▶ WHAT THIS TASK INVOLVES:
Each line of the material below should be retyped precisely as it appears.

** INPUT DATA follows **

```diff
@@ -532,6 +877,12 @@
     c1_store_slab(slabs, tid, acc);
 }
 
+constexpr long C2R_MAX_FRAME = 1L << 30;
+inline bool conv_dense_ring() {
+    const char* v = getenv("ISTVT_CONV_DENSE_RING");
+    return !(v && v[0] == '0' && v[1] == '\0');
+}
+
 inline int wave_grid(int ngroups, int per_cu) {
     const int need = (ngroups + 3) / 4;
     const int cap = 256 * per_cu;
@@ -603,7 +954,12 @@
     if (Mo / 16 + 1 > 0x7fffffffL) return ISTVT_ERR_SHAPE;
     const int ngroups = (int)((Mo + 15) / 16);
     const long items = (long)Fr * ((Wo + 15) / 16) * ((Ho + 8) / 9);
-    hipLaunchKernelGGL(conv2_fwd_kernel, dim3(wave_grid((int)(items < 0x7fffffffL ? items : 0x7fffffffL), 2)), dim3(256), 0, stream, (const bf16_t*)u1, bnp,
+    if (conv_dense_ring() && (long)H * W * 64 <= C2R_MAX_FRAME) {
+        hipLaunchKernelGGL(conv2_fwd_ring_kernel, dim3(wave_grid((int)(items < 0x7fffffffL ? items : 0x7fffffffL), 2)), dim3(256), 0, stream,
+                           (const bf16_t*)u1, bnp, (const bf16_t*)w, (bf16_t*)u2, Mo, H, W, Ho, Wo);
+        return istvt_check_launch();
+    }
+    hipLaunchKernelGGL(conv2_fwd_kernel,dim3(wave_grid((int)(items < 0x7fffffffL ? items : 0x7fffffffL), 2)), dim3(256), 0, stream, (const bf16_t*)u1, bnp,
                        (const bf16_t*)w, (bf16_t*)u2, Mo, H, W, Ho, Wo, ngroups);
     return istvt_check_launch();
 }
@@ -615,6 +971,11 @@
     if (Mi / 16 + 1 > 0x7fffffffL) return ISTVT_ERR_SHAPE;
     const int ngroups = (int)((Mi + 15) / 16);
     const long items = (long)Fr * ((W + 15) / 16) * ((H + 8) / 9);
+    if (conv_dense_ring() && (long)H * W * 128 <= C2R_MAX_FRAME) {
+        hipLaunchKernelGGL(conv2_dgrad_ring_kernel, dim3(wave_grid((int)(items < 0x7fffffffL ? items : 0x7fffffffL), 2)), dim3(256), 0, stream,
+                           (const bf16_t*)du2, (const bf16_t*)w, (const bf16_t*)u1, bnp, (bf16_t*)dz1, Mi, H, W, H - 2, W - 2);
+        return istvt_check_launch();
+    }
     hipLaunchKernelGGL(conv2_dgrad_kernel, dim3(wave_grid((int)(items < 0x7fffffffL ? items : 0x7fffffffL), 2)), dim3(256), 0, stream, (const bf16_t*)du2,
                        (const bf16_t*)w, (const bf16_t*)u1, bnp, (bf16_t*)dz1, Mi, H, W, H - 2, W - 2, ngroups);
     return istvt_check_launch();
```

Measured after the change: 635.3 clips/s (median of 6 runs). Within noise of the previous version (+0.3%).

** End of INPUT DATA **

▶ OUTPUT BELOW:
```diff
@@ -532,6 +877,12 @@
     c1_store_slab(slabs, tid, acc);
 }
 
+constexpr long C2R_MAX_FRAME = 1L << 30;
+inline bool conv_dense_ring() {
+    const char* v = getenv("ISTVT_CONV_DENSE_RING");
+    return !(v && v[0] == '0' && v[1] == '\0');
+}
+
 inline int wave_grid(int ngroups, int per_cu) {
     const int need = (ngroups + 3) / 4;
     const int cap = 256 * per_cu;
@@ -603,7 +954,12 @@
     if (Mo / 16 + 1 > 0x7fffffffL) return ISTVT_ERR_SHAPE;
     const int ngroups = (int)((Mo + 15) / 16);
     const long items = (long)Fr * ((Wo + 15) / 16) * ((Ho + 8) / 9);
-    hipLaunchKernelGGL(conv2_fwd_kernel, dim3(wave_grid((int)(items < 0x7fffffffL ? items : 0x7fffffffL), 2)), dim3(256), 0, stream, (const bf16_t*)u1, bnp,
+    if (conv_dense_ring() && (long)H * W * 64 <= C2R_MAX_FRAME) {
+        hipLaunchKernelGGL(conv2_fwd_ring_kernel, dim3(wave_grid((int)(items < 0x7fffffffL ? items : 0x7fffffffL), 2)), dim3(256), 0, stream,
+                           (const bf16_t*)u1, bnp, (const bf16_t*)w, (bf16_t*)u2, Mo, H, W, Ho, Wo);
+        return istvt_check_launch();
+    }
+    hipLaunchKernelGGL(conv2_fwd_kernel,dim3(wave_grid((int)(items < 0x7fffffffL ? items : 0x7fffffffL), 2)), dim3(256), 0, stream, (const bf16_t*)u1, bnp,
                        (const bf16_t*)w, (bf16_t*)u2, Mo, H, W, Ho, Wo, ngroups);
     return istvt_check_launch();
 }
@@ -615,6 +971,11 @@
     if (Mi / 16 + 1 > 0x7fffffffL) return ISTVT_ERR_SHAPE;
     const int ngroups = (int)((Mi + 15) / 16);
     const long items = (long)Fr * ((W + 15) / 16) * ((H + 8) / 9);
+    if (conv_dense_ring() && (long)H * W * 128 <= C2R_MAX_FRAME) {
+        hipLaunchKernelGGL(conv2_dgrad_ring_kernel, dim3(wave_grid((int)(items < 0x7fffffffL ? items : 0x7fffffffL), 2)), dim3(256), 0, stream,
+                           (const bf16_t*)du2, (const bf16_t*)w, (const bf16_t*)u1, bnp, (bf16_t*)dz1, Mi, H, W, H - 2, W - 2);
+        return istvt_check_launch();
+    }
     hipLaunchKernelGGL(conv2_dgrad_kernel, dim3(wave_grid((int)(items < 0x7fffffffL ? items : 0x7fffffffL), 2)), dim3(256), 0, stream, (const bf16_t*)du2,
                        (const bf16_t*)w, (const bf16_t*)u1, bnp, (bf16_t*)dz1, Mi, H, W, H - 2, W - 2, ngroups);
     return istvt_check_launch();
```

Measured after the change: 635.3 clips/s (median of 6 runs). Within noise of the previous version (+0.3%).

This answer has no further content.